Si spectaculaires qu’ils puissent paraître, les chiffres précités et, plus encore, l’évolution dont ils témoignent méritent d’être nuancés. D’abord parce que toutes les arrestations ne débouchent ni sur un ordre d’informer, ni sur une condamnation, une partie d’entre elles se soldant soit par un acquittement, soit par un non-lieu. Ensuite parce qu’une fraction non négligeable de ceux qui sont arrêtés pour espionnage à partir de l’été 1939 ne seront jamais jugés, beaucoup profitant de l’exode pour s’évader. Enfin parce qu’une partie de ceux qui ont été jugés, condamnés pour espionnage et incarcérés seront libérés juste avant ou juste après l’armistice par l’occupant ou sous la pression de l’occupant(47).

L’identification, le signalement et, le cas échéant, la surveillance ou le suivi de ceux qui sont, à tort ou à raison, soupçonnés d’être « suspects au point de vue national » constituent le quotidien du SR/SCR et de ses postes en région. Les renseignements et les demandes d’enquête(48) qui les concernent représentent une fraction plus que significative des courriers et, d’une façon générale, des dossiers contenus dans les cartons de la série 7 NN(49).
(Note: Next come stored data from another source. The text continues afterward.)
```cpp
void launch_pass_identity(const PassArgs &a, CloudSoA tgt, int blocks, bool vec4_ok, hipStream_t s);
void launch_pass_indexed(const PassArgs &a, const float4 *tn , int blocks, hipStream_t s);
void launch_pass_tree_split(const PassArgs &a, const TargetIndex &ix, const WorkLists &wl, int acc_blocks, uint32_t walk_blocks,
                            int stage, int compact_blocks, const PassTuning &tune, hipStream_t s, hipEvent_t *ev);
void launch_pass_tree_first(const PassArgs &a, const TargetIndex &ix, const WorkLists &wl, int acc_blocks, hipStream_t s, hipEvent_t *ev);
uint32_t walk_blocks_full(const WorkLists &wl);
uint32_t shard_capacity(uint32_t n_points);
void launch_final_reduce(const double *partials, int blocks, double *out_dev, double *out_host_mapped, uint32_t *ticket,
                         unsigned long long seq, uint32_t *counters_to_clear, int keep_nonempty, hipStream_t s);
void launch_pass_fused(const PassArgs &a, const TargetIndex &ix, const WorkLists &wl, int blocks, hipStream_t s);
void launch_pass_certified(const PassArgs &a, const TargetIndex &ix, const WorkLists &wl, int blocks, hipStream_t s);
void launch_loop_stragglers(const PassArgs &a, const TargetIndex &ix, const WorkLists &wl, int list_blocks, const PassTuning &tune, hipStream_t s);
void launch_reduce_solve(const double *partials, int blocks, double *out_dev, int mode, LoopState *loop, LoopConfig cfg, LoopRecord *ring, int ring_len,
                         uint32_t *counters_to_clear, hipStream_t s);
void launch_solve_probe(int mode, int exact_rc, const symmicp_sums *sums, int n, const float *pivot, const float *X_in, int32_t *status, float *pbar,
                        float *qbar, float *a, float *t, float *rcond, float *out16, float *X_out, hipStream_t s);
void launch_loop_end(const LoopState *loop, LoopState *host_copy, unsigned long long *done_flag, unsigned long long seq, hipStream_t s);
void launch_publish(const double *sums_dev, double *out_host_mapped, unsigned long long seq, hipStream_t s);
void launch_nn_brute(const CloudSoA &src, uint32_t n_s, const Affine &X, const float4 *tq, uint32_t n_t,
                     unsigned long long *best64, hipStream_t s);

void launch_bbox(const float *x, const float *y, const float *z, uint32_t n, uint32_t *bbox_ord6, hipStream_t s);
void launch_morton(const float *x, const float *y, const float *z, uint32_t n, float ox, float oy, float oz,
                   float inv_h0, uint32_t *keys, uint32_t *vals, hipStream_t s);
void radix_sort_pairs(uint32_t *keys, uint32_t *vals, uint32_t *keys_tmp, uint32_t *vals_tmp, uint32_t n,
                      int key_bits, uint32_t *hist_ws, size_t hist_ws_elems, hipStream_t s);
size_t radix_sort_ws_elems(uint32_t n);
void launch_gather_f4(const float *x, const float *y, const float *z, const float *nx, const float *ny, const float *nz,
                      const uint32_t *order, uint32_t n, float4 *tq, float4 *tn, hipStream_t s);
void launch_gather_soa(const CloudSoA &src, const uint32_t *order, uint32_t n, CloudSoA dst, hipStream_t s);
void launch_offset_u32(const uint32_t *in, uint32_t off, uint32_t n, uint32_t *out, hipStream_t s);
void launch_packet_runs(const CloudSoA &src, uint32_t n, float jump_factor, uint2 *runs, uint32_t *keys, uint32_t *vals, uint32_t *count, int key_bits, hipStream_t s);
void launch_packet_cost(const CloudSoA &src, const uint2 *runs, uint32_t npk, const TargetIndex &ix, uint32_t *keys, int key_bits, hipStream_t s);
void launch_packet_table(const uint32_t *order, const uint2 *runs, uint32_t npk, uint2 *tab, hipStream_t s);
// ... 184 lines not shown
```

icp-symm_amd/py/symmicp/__init__.py:

```python
import ctypes as C
import os
import sys

import numpy as np

_PKG = os.path.dirname(os.path.abspath(__file__))
_ROOT = os.path.dirname(os.path.dirname(_PKG))
LIB_PATH = os.environ.get("SYMMICP_LIB") or os.path.join(_ROOT, "lib", "libsymmicp.so")

NSUM = 40
UNIQUE_ID_BYTES = 128
OK, ERR_ARG, ERR_SIZE, ERR_DEGENERATE, ERR_IO, ERR_HIP, ERR_STATE, ERR_COMM = range(8)
ERR_NO_CONSENSUS = 8
RANSAC_EVALUATED, RANSAC_REPEATED, RANSAC_EDGE, RANSAC_DEGENERATE, RANSAC_FAR = range(5)
PLANE_EVALUATED, PLANE_REPEATED, PLANE_DEGENERATE, PLANE_OFF_AXIS = range(4)
MODE_QUIRKS, MODE_PAPER, MODE_P2P, MODE_PLANE, MODE_GICP, MODE_COLOR, MODE_NDT = 0, 1, 2, 3, 5, 7, 9
CORR_IDENTITY, CORR_BRUTE, CORR_TREE = 0, 1, 2
APPLY_DEFAULT, APPLY_INCREMENTAL, APPLY_CUMULATIVE = 0, 1, 2
LOSS_NONE, LOSS_HUBER, LOSS_TUKEY, LOSS_CAUCHY, LOSS_GEMAN_MCCLURE = range(5)
_LOSS_NAMES = {"none": LOSS_NONE, "huber": LOSS_HUBER, "tukey": LOSS_TUKEY, "cauchy": LOSS_CAUCHY,
               "geman_mcclure": LOSS_GEMAN_MCCLURE}
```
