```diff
@@ -3034,16 +3064,11 @@
     TTK_LAUNCH_CHECK();
     return TTK_OK;
   }
-  static const int fork_on = getenv("TTK_LU_FORK") ? atoi(getenv("TTK_LU_FORK")) : 1;
-  if (!fork_on) {
+  if (!lu_fork_on()) {
     const int rc = lu_blocked(st, A, n, piv, work, c.status, c.rcond, 1);
     return rc;
   }
-  if (!c.side) {
-    TTK_HIP(hipStreamCreateWithFlags(&c.side, hipStreamNonBlocking));
-    TTK_HIP(hipEventCreateWithFlags(&c.ev_fork, hipEventDisableTiming));
-    TTK_HIP(hipEventCreateWithFlags(&c.ev_join, hipEventDisableTiming));
-  }
+  if (int rs = side_ensure(c)) return rs;
   const int rc = lu_blocked(st, A, n, piv, work, c.status, c.rcond, 2);
   if (rc) return rc;
   TTK_HIP(hipEventRecord(c.ev_fork, st));
```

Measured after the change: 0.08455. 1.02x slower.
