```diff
@@ -301,44 +378,6 @@
       if (jclk && tid == 64) jclk[3] += wall_clock64() - jt1;
     }
     __syncthreads();
-    if (*bad == 0) {
-      for (int Jq = nq - 1; Jq >= 0; --Jq) {
-        const int jb8 = Jq * 8;
-        const int nblks = nq - 1 - Jq;
-        for (int f = tid; f < nblks * 64; f += WG) {
-          const int blk = f >> 6;
-          const int ib = (Jq + 1 + blk) * 8;
-          const int i = (f >> 3) & 7, j = f & 7;
-          const int gi = ib + i;
-          float u = 0.f;
-          if (gi < bs && jb8 + j < bs) {
-            u = dotm(D + (size_t)gi * SA, D + jb8 + j, SA,
-                     jb8 + 8, min(gi + 1, bs));
-          }
-          TS[f] = u;
-        }
-        __syncthreads();
-        for (int f = tid; f < nblks * 64; f += WG) {
-          const int blk = f >> 6;
-          const int ib = (Jq + 1 + blk) * 8;
-          const int i = (f >> 3) & 7, j = f & 7;
-          const int gi = ib + i;
-          if (gi >= bs || jb8 + j >= bs) continue;
-          float sacc = 0.f;
-          const float* ts = TS + blk * 64 + i * 8;
-          const float* vv = Vq + Jq * 64;
-#pragma unroll
-          for (int t = 0; t < 8; ++t) sacc += ts[t] * vv[t * 8 + j];
-          D[(size_t)gi * SA + jb8 + j] = -sacc;
-        }
-        for (int f = tid; f < 64; f += WG) {
-          const int i = (f >> 3) & 7, j = f & 7;
-          const int gi = jb8 + i, gj = jb8 + j;
-          if (gi < bs && gj <= gi) D[(size_t)gi * SA + gj] = Vq[Jq * 64 + f];
-        }
-        __syncthreads();
-      }
-    }
     if (jclk && tid == 0) {
       const unsigned long long t2 = wall_clock64();
       jclk[0] += jt1 - jt0;
```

On peut les caractériser comme suit :

2.3.1) Ils couvrent un spectre très large de personnes physiques et morales, qu’elles soient de nationalité française ou, ce qui est fréquent, de nationalité étrangère. La qualité des renseignements qu’ils contiennent est pour le moins inégale. Elle peut être considérée comme bonne, voire plus, notamment quand les renseignements donnés sont de première main et quand ils proviennent d’interceptions « techniques »(50) ou, à l’inverse, « approximative », voire à ce point faible qu’on peut les assimiler à des ragots. Une partie non négligeable des enquêtes demandées par le SR/SCR montre que les renseignements invoqués pour justifier la saisine des services de police sont soit empreints de malveillance, soit à peu près dénués de tout fondement(51).
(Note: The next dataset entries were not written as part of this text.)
template <int KB>
__device__ __forceinline__ void radix8(FrU* x, const FrU* tw) {
#pragma unroll
    for (int k = 0; k < 4; k++) bfly<KB, 1>(x[k], x[k + 4], tw[k]);
    bfly<2 * KB, 2>(x[0], x[2], tw[4]);
    bfly<2 * KB, 2>(x[1], x[3], tw[5]);
    bfly<2, 1>(x[4], x[6], tw[4]);
    bfly<2, 1>(x[5], x[7], tw[5]);
    x[0] = fru_normalize(x[0]);
    x[1] = fru_normalize(x[1]);
    bfly<4 * KB, 1>(x[0], x[1], tw[6]);
    bfly<2, 1>(x[2], x[3], tw[6]);
    bfly<4, 2>(x[4], x[5], tw[6]);
    bfly<2, 1>(x[6], x[7], tw[6]);
    x[0] = fru_normalize(x[0]);
    x[2] = fru_normalize(x[2]);
    x[4] = fru_normalize(x[4]);
    x[6] = fru_normalize(x[6]);
}
template <int KB>
__device__ __forceinline__ void radix4(FrU* x, const FrU* tw) {
    bfly<KB, 1>(x[0], x[2], tw[0]);
    bfly<KB, 1>(x[1], x[3], tw[1]);
    bfly<2 * KB, 2>(x[0], x[1], tw[2]);
    bfly<2, 1>(x[2], x[3], tw[2]);
    x[0] = fru_normalize(x[0]);
    x[2] = fru_normalize(x[2]);
}

template <int KB>
__device__ __forceinline__ void radix4_last(FrU* x, const FrU& tw1) {
    const FrU d02 = fru_sub<KB, 1>(x[0], x[2]);
    const FrU s02 = fru_add(x[0], x[2]);
    bfly<KB, 1>(x[1], x[3], tw1);
    x[0] = fru_normalize(fru_add(s02, x[1]));
    x[1] = fru_normalize(fru_sub<2 * KB, 2>(s02, x[1]));
    x[2] = fru_normalize(fru_add(d02, x[3]));
    x[3] = fru_normalize(fru_sub<2, 1>(d02, x[3]));
}
template <int KB>
__device__ __forceinline__ void radix8_last(FrU* x, const FrU* tw2, const FrU& tw1) {
    const FrU d04 = fru_sub<KB, 1>(x[0], x[4]);
    x[0] = fru_add(x[0], x[4]);
#pragma unroll
    for (int k = 1; k < 4; k++) bfly<KB, 1>(x[k], x[k + 4], tw2[k]);
    const FrU d = fru_sub<2 * KB, 2>(x[0], x[2]);
    x[0] = fru_add(x[0], x[2]);
    x[2] = d;
    bfly<2 * KB, 2>(x[1], x[3], tw1);
    const FrU e = fru_sub<2, 1>(d04, x[6]);
    x[4] = fru_add(d04, x[6]);
    x[6] = e;
    bfly<2, 1>(x[5], x[7], tw1);
    x[0] = fru_normalize(x[0]);
    x[1] = fru_normalize(x[1]);
    const FrU s01 = fru_add(x[0], x[1]);
    x[1] = fru_normalize(fru_sub<4 * KB, 1>(x[0], x[1]));
    x[0] = fru_normalize(s01);
    const FrU s23 = fru_add(x[2], x[3]);
    x[3] = fru_normalize(fru_sub<2, 1>(x[2], x[3]));
    x[2] = fru_normalize(s23);
    const FrU s45 = fru_add(x[4], x[5]);
    x[5] = fru_normalize(fru_sub<4, 2>(x[4], x[5]));
    x[4] = fru_normalize(s45);
    const FrU s67 = fru_add(x[6], x[7]);
    x[7] = fru_normalize(fru_sub<2, 1>(x[6], x[7]));
    x[6] = fru_normalize(s67);
}

constexpr unsigned NTT2_LOGT = 4, NTT2_T = 16;

template <int NE>
__device__ __forceinline__ FrU lds_get9(const u32* s, unsigned e) {
    FrU r;
#pragma unroll
    for (int i = 0; i < 9; i++) r.l[i] = s[i * NE + e];
    return r;
}
template <int NE>
__device__ __forceinline__ void lds_put9(u32* s, unsigned e, const FrU& v) {
#pragma unroll
    for (int i = 0; i < 9; i++) s[i * NE + e] = v.l[i];
}

template <bool LAZY_IN>
__device__ __forceinline__ FrU load_input(const Pass2Args& a, const u64* in, size_t gi) {
    if constexpr (LAZY_IN && NTT2_LAZY_SCRATCH) return tab_load((const u32*)in, gi);
    if (a.first && gi >= a.in_len) {
        FrU z;
#pragma unroll
        for (int i = 0; i < 9; i++) z.l[i] = 0;
        return z;
    }
    FrU v = fru_unpack(fp_load<FrParams>(in + 4 * gi));
    if (a.prescale) v = fru_mul(v, tab_load(a.prescale, gi));
    return v;
}
__device__ __forceinline__ void store_output(const Pass2Args& a, u64* out, size_t k, const FrU& v, bool last) {
    if (!last && NTT2_SCRATCH_2R && !NTT2_LAZY_SCRATCH) {
        fp_store<FrParams>(out + 4 * k, fru_pack(fru_reduce_2r(v)));
        return;
    }
    if (!last && NTT2_LAZY_SCRATCH) {
        const FrU t = fru_reduce_2r(v);
        u32* p = (u32*)out + 9 * k;
#pragma unroll
        for (int i = 0; i < 9; i++) p[i] = t.l[i];
        return;
    }
    Fr s;
    if (last && a.post_mode == 1) s = fru_canon_mulout(fru_mul(v, a.postconst));
    else if (last && a.post_mode == 2) s = fru_canon_mulout(fru_mul(v, tab_load(a.posttab, k)));
    else s = fru_canon(v);
    fp_store<FrParams>(out + 4 * k, s);
}

template <int K, int B0, int RB, int KB, bool FROM_GLOBAL, bool TO_GLOBAL, bool LAZY_IN>
__device__ __forceinline__ void strided_step(const Pass2Args& a, u32* smem, const u64* in, u64* out, size_t base, unsigned low0) {
    constexpr int NE = (1 << K) * NTT2_T, R = 1 << RB, GROUPS = 8 / R, NTHR = NE / 8;
    const unsigned u = threadIdx.x;
#pragma unroll
    for (int g = 0; g < GROUPS; g++) {
        const unsigned gid = u + g * NTHR;
        const unsigned t = gid & (NTT2_T - 1), ro = gid >> NTT2_LOGT;
        const unsigned r_below = ro & ((1u << B0) - 1u), r_above = ro >> B0;
        const unsigned r0 = (r_above << (B0 + RB)) | r_below;
        FrU x[R];
#pragma unroll
        for (int k = 0; k < R; k++) {
            const unsigned r = r0 | ((unsigned)k << B0);
            if constexpr (FROM_GLOBAL) x[k] = load_input<LAZY_IN>(a, in, base | ((size_t)r << a.s_lo) | t);
            else x[k] = lds_get9<NE>(smem, r * NTT2_T + t);
        }
        const size_t col = (size_t)low0 | t;
        if constexpr (RB == 3) {
            FrU tw[7];
            {
                const unsigned q = B0 + 2, s = a.s_lo + q;
                const u32* tws = a.tw + 9 * (((size_t)1 << s) - 1);
#pragma unroll
                for (int k = 0; k < 4; k++) tw[k] = tab_load(tws, (((size_t)(r_below | ((unsigned)k << B0))) << a.s_lo) | col);
            }
            {
                const unsigned q = B0 + 1, s = a.s_lo + q;
                const u32* tws = a.tw + 9 * (((size_t)1 << s) - 1);
#pragma unroll
                for (int k = 0; k < 2; k++) tw[4 + k] = tab_load(tws, (((size_t)(r_below | ((unsigned)k << B0))) << a.s_lo) | col);
            }
            {
                const unsigned s = a.s_lo + B0;
                tw[6] = tab_load(a.tw + 9 * (((size_t)1 << s) - 1), ((size_t)r_below << a.s_lo) | col);
            }
            radix8<KB>(x, tw);
        } else {
            FrU tw[3];
            {
                const unsigned q = B0 + 1, s = a.s_lo + q;
                const u32* tws = a.tw + 9 * (((size_t)1 << s) - 1);
#pragma unroll
                for (int k = 0; k < 2; k++) tw[k] = tab_load(tws, (((size_t)(r_below | ((unsigned)k << B0))) << a.s_lo) | col);
            }
            {
                const unsigned s = a.s_lo + B0;
                tw[2] = tab_load(a.tw + 9 * (((size_t)1 << s) - 1), ((size_t)r_below << a.s_lo) | col);
            }
            radix4<KB>(x, tw);
        }
#pragma unroll
        for (int k = 0; k < R; k++) {
            const unsigned r = r0 | ((unsigned)k << B0);
            if constexpr (TO_GLOBAL) store_output(a, out, base | ((size_t)r << a.s_lo) | t, x[k], false);
            else lds_put9<NE>(smem, r * NTT2_T + t, x[k]);
        }
    }
}

template <int K, bool LAZY_IN>
__global__ __launch_bounds__((1 << K) * 2) void k_ntt2_strided(Pass2Args a) {
    extern __shared__ __attribute__((aligned(16))) u32 smem2[];
    const unsigned lb_bits = a.s_lo - NTT2_LOGT;
    const unsigned B = blockIdx.x;
    const unsigned Lb = B & ((1u << lb_bits) - 1u);
    const size_t H = B >> lb_bits;
    const size_t base = (H << (a.s_lo + K)) | ((size_t)Lb << NTT2_LOGT);
    const unsigned low0 = Lb << NTT2_LOGT;
    constexpr int W = LAZY_IN ? 2 : 1;
    const u64* in = (const u64*)((const char*)a.in + (a.first ? 32 * a.in_lane_stride : (LAZY_IN ? NTT2_SCRATCH_ELEM_BYTES : 32) * a.lane_stride) * blockIdx.y);
    u64* out = (u64*)((char*)a.out + NTT2_SCRATCH_ELEM_BYTES * a.lane_stride * blockIdx.y);
    if constexpr (K == 7) {
        strided_step<7, 4, 3, 2 * W, true, false, LAZY_IN>(a, smem2, in, out, base, low0);
        __syncthreads();
        strided_step<7, 2, 2, 16 * W, false, false, LAZY_IN>(a, smem2, in, out, base, low0);
        __syncthreads();
        strided_step<7, 0, 2, 64 * W, false, true, LAZY_IN>(a, smem2, in, out, base, low0);
    } else if constexpr (K == 6) {
        strided_step<6, 3, 3, 2 * W, true, false, LAZY_IN>(a, smem2, in, out, base, low0);
        __syncthreads();
        strided_step<6, 0, 3, 16 * W, false, true, LAZY_IN>(a, smem2, in, out, base, low0);
    } else {
        strided_step<5, 2, 3, 2 * W, true, false, LAZY_IN>(a, smem2, in, out, base, low0);
        __syncthreads();
        strided_step<5, 0, 2, 16 * W, false, true, LAZY_IN>(a, smem2, in, out, base, low0);
    }
}

template <int C, int B0, int RB, int KB, bool FROM_GLOBAL, bool TO_GLOBAL>
__device__ __forceinline__ void final_step(const Pass2Args& a, u32* smem, const u64* in, u64* out, unsigned blk) {
    constexpr int LEN = 1 << C, RS = LEN + 1, NEL = RS * NTT2_T, R = 1 << RB, GROUPS = 8 / R, NTHR = LEN * NTT2_T / 8;
    constexpr int OB = C - RB;
    const unsigned hb = a.n - C;
    const unsigned u = threadIdx.x;
#pragma unroll
    for (int g = 0; g < GROUPS; g++) {
        const unsigned gid = u + g * NTHR;
        unsigned t, lo;
        if constexpr (TO_GLOBAL) {
            t = gid & (NTT2_T - 1);
            lo = gid >> NTT2_LOGT;
        } else {
            lo = gid & ((1u << OB) - 1u);
            t = gid >> OB;
        }
        const unsigned l_below = lo & ((1u << B0) - 1u), l_above = lo >> B0;
        const unsigned l0 = (l_above << (B0 + RB)) | l_below;
        const size_t chunk = (size_t)blk * NTT2_T + t;
        const size_t h = hb ? (size_t)(__brev((unsigned)chunk) >> (32 - hb)) : 0;
        FrU x[R];
#pragma unroll
        for (int k = 0; k < R; k++) {
            const unsigned l = l0 | ((unsigned)k << B0);
            if constexpr (FROM_GLOBAL) x[k] = load_input<NTT2_SCRATCH_2R>(a, in, (h << C) | l);
            else x[k] = lds_get9<NEL>(smem, t * RS + l);
        }
        if constexpr (B0 == 0) {
            const u32* tw_s1 = a.tw + 9 * 1;
            if constexpr (RB == 3) {
                FrU tw2[4];
#pragma unroll
                for (int k = 1; k < 4; k++) tw2[k] = tab_load(a.tw + 9 * 3, k);
                radix8_last<KB>(x, tw2, tab_load(tw_s1, 1));
            } else {
                radix4_last<KB>(x, tab_load(tw_s1, 1));
            }
        } else if constexpr (RB == 3) {
            FrU tw[7];
#pragma unroll
            for (int k = 0; k < 4; k++) tw[k] = tab_load(a.tw + 9 * (((size_t)1 << (B0 + 2)) - 1), l_below | ((unsigned)k << B0));
#pragma unroll
            for (int k = 0; k < 2; k++) tw[4 + k] = tab_load(a.tw + 9 * (((size_t)1 << (B0 + 1)) - 1), l_below | ((unsigned)k << B0));
            tw[6] = tab_load(a.tw + 9 * (((size_t)1 << B0) - 1), l_below);
            radix8<KB>(x, tw);
        } else {
            FrU tw[3];
#pragma unroll
            for (int k = 0; k < 2; k++) tw[k] = tab_load(a.tw + 9 * (((size_t)1 << (B0 + 1)) - 1), l_below | ((unsigned)k << B0));
            tw[2] = tab_load(a.tw + 9 * (((size_t)1 << B0) - 1), l_below);
            radix4<KB>(x, tw);
        }
#pragma unroll
        for (int k = 0; k < R; k++) {
            const unsigned l = l0 | ((unsigned)k << B0);
            if constexpr (TO_GLOBAL) {
                const size_t ko = ((size_t)(__brev(l) >> (32 - C)) << hb) | chunk;
                store_output(a, out, ko, x[k], true);
            } else {
                lds_put9<NEL>(smem, t * RS + l, x[k]);
            }
        }
    }
}

template <int C>
__global__ __launch_bounds__((1 << C) * 2) void k_ntt2_final(Pass2Args a) {
    extern __shared__ __attribute__((aligned(16))) u32 smem2[];
    constexpr int W = NTT2_SCRATCH_2R ? 2 : 1;
    const u64* in = (const u64*)((const char*)a.in + NTT2_SCRATCH_ELEM_BYTES * a.lane_stride * blockIdx.y);
    u64* out = a.out + 4 * a.lane_stride * blockIdx.y;
    if constexpr (C == 7) {
        final_step<7, 4, 3, 2 * W, true, false>(a, smem2, in, out, blockIdx.x);
        __syncthreads();
        final_step<7, 2, 2, 16 * W, false, false>(a, smem2, in, out, blockIdx.x);
        __syncthreads();
        final_step<7, 0, 2, 64 * W, false, true>(a, smem2, in, out, blockIdx.x);
    } else if constexpr (C == 6) {
        final_step<6, 3, 3, 2 * W, true, false>(a, smem2, in, out, blockIdx.x);
        __syncthreads();
        final_step<6, 0, 3, 16 * W, false, true>(a, smem2, in, out, blockIdx.x);
    } else {
        final_step<5, 2, 3, 2 * W, true, false>(a, smem2, in, out, blockIdx.x);
        __syncthreads();
        final_step<5, 0, 2, 16 * W, false, true>(a, smem2, in, out, blockIdx.x);
    }
}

2.3.2) Ils montrent que le SR/SCR a une conception pour le moins « extensive » de sa mission. Loin de se borner à identifier et surveiller les individus, les associations et les mouvements susceptibles de porter préjudice soit à la sûreté extérieure de l’État, soit à l’intérêt supérieur de la Défense Nationale, a fortiori quand ils sont originaires des puissances de l’Axe(52) ou quand ils en sont proches à un titre ou à un autre(53), le SR/SCR travaille, pour ainsi dire, « tous azimuts », surveillant tout à la fois les mouvements autonomistes, en particulier en Alsace(54), les mouvements qui militent soit contre le statu quo, soit pour l’accession à l’indépendance en AFN(55) et, d’une façon plus générale, tous ceux dont le « profil », les convictions et l’activité sont considérés comme une menace, au moins potentielle. On y trouve pêle-mêle des cercles et des personnalités classées soit à l’extrême gauche, soit à l’extrême droite, les premiers étant soumis à surveillance car considérés comme proches de l’URSS ou de la mouvance « radicale de la République espagnole et les seconds l’étant car considérés comme proches de l’Allemagne et/ou de l’Italie. Font, indifféremment et entre autres, l’objet d’une attention, pour ne pas dire d’une vigilance, particulière le PCF et ses dirigeants les plus en vue(56), Marceau Pivert, leader de la tendance « Gauche Révolutionnaire » de la SFIO et jugé proche du POUM(57), Marcel Bucard (fondateur et principal dirigeant du « Mouvement Franciste »), François Coty (fondateur en 1933 de « Solidarité Française ») ou Eugène Deloncle, fondateur de l’OSARN, plus connue sous le nom de CSAR(58). Sans revenir sur les responsabilités qui reviennent au SR/SCR dans la gestion du Carnet B(59), le contrôle des établissements travaillant ou susceptibles de travailler pour le compte de la Défense Nationale(60) ou la surveillance de la main-d’œuvre étrangère, notamment celle qui est employée sur les chantiers de la ligne Maginot(61) ou dans les familles d’officiers, en particulier quand elles vivent à l’étranger, les sources disponibles montrent que le champ d’action du SR/SCR est ou devient tel au fil du temps qu’il finit par déborder le terrain technique pour prendre un caractère beaucoup plus large, pour ne pas dire un caractère « global »(62).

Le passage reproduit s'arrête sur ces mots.